● **Brief**
Among the entries below, please show each line that carries the word "timesteps".

● **Data shown**

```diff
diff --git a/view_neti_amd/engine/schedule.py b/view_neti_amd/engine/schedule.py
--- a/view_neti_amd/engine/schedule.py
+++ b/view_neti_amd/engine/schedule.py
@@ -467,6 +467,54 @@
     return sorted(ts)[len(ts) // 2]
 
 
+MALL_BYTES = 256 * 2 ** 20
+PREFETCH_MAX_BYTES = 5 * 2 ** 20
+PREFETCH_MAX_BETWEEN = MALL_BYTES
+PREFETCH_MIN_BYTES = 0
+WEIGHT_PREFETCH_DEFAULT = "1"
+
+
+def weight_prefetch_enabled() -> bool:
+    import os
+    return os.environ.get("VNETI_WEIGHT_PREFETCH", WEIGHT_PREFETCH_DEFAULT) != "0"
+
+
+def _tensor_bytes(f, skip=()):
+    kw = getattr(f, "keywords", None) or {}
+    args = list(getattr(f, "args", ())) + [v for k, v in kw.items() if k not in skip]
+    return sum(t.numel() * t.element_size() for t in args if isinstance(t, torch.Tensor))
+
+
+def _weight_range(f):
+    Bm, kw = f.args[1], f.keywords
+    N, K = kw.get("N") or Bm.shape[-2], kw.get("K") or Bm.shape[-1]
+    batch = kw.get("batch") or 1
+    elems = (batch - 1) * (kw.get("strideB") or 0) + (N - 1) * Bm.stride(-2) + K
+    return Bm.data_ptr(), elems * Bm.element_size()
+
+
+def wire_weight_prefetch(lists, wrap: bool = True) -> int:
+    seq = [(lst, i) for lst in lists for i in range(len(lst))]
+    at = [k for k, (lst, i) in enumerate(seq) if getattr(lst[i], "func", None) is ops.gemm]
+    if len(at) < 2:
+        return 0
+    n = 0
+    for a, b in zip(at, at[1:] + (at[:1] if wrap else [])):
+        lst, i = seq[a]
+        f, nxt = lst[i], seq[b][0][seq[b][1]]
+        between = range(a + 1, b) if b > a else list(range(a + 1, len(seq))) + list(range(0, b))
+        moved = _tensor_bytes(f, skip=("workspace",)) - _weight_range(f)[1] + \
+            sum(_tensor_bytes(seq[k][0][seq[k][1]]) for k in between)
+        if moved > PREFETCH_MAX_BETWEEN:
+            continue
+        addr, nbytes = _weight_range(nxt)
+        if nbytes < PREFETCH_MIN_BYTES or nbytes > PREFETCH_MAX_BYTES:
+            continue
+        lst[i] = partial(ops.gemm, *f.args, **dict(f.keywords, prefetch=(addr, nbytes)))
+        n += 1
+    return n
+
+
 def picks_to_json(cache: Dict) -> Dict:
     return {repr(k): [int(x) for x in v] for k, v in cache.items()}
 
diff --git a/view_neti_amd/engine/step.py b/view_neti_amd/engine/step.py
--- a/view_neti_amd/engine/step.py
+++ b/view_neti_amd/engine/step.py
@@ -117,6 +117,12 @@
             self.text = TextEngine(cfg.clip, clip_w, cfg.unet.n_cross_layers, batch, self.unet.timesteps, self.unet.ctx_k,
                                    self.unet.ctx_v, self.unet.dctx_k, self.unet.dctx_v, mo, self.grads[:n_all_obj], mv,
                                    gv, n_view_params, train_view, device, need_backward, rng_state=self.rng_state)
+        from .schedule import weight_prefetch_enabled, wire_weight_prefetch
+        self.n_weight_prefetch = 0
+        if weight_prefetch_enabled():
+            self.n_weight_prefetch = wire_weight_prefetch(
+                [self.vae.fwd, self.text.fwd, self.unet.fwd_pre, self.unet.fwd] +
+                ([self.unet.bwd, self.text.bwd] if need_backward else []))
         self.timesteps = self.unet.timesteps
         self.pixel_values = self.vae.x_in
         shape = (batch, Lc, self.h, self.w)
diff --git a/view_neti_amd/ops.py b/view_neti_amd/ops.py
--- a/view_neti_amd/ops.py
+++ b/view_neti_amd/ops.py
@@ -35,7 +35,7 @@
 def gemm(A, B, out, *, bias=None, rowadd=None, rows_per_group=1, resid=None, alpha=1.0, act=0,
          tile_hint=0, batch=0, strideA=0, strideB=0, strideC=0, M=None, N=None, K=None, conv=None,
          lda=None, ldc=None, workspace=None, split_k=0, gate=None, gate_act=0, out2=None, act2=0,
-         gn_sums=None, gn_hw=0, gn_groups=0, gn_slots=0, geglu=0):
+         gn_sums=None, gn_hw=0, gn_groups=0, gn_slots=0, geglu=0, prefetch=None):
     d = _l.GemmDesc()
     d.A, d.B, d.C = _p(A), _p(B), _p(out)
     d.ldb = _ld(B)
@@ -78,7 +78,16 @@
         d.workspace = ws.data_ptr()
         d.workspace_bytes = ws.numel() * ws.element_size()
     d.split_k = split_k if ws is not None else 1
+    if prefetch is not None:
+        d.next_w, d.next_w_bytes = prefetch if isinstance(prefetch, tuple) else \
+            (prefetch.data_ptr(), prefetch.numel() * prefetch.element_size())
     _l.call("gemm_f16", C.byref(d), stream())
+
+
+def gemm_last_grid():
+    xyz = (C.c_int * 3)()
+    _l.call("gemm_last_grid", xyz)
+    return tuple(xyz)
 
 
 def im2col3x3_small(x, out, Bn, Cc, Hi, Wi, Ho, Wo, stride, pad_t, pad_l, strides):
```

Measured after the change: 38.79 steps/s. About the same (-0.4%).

● **Output**
             self.text = TextEngine(cfg.clip, clip_w, cfg.unet.n_cross_layers, batch, self.unet.timesteps, self.unet.ctx_k,
         self.timesteps = self.unet.timesteps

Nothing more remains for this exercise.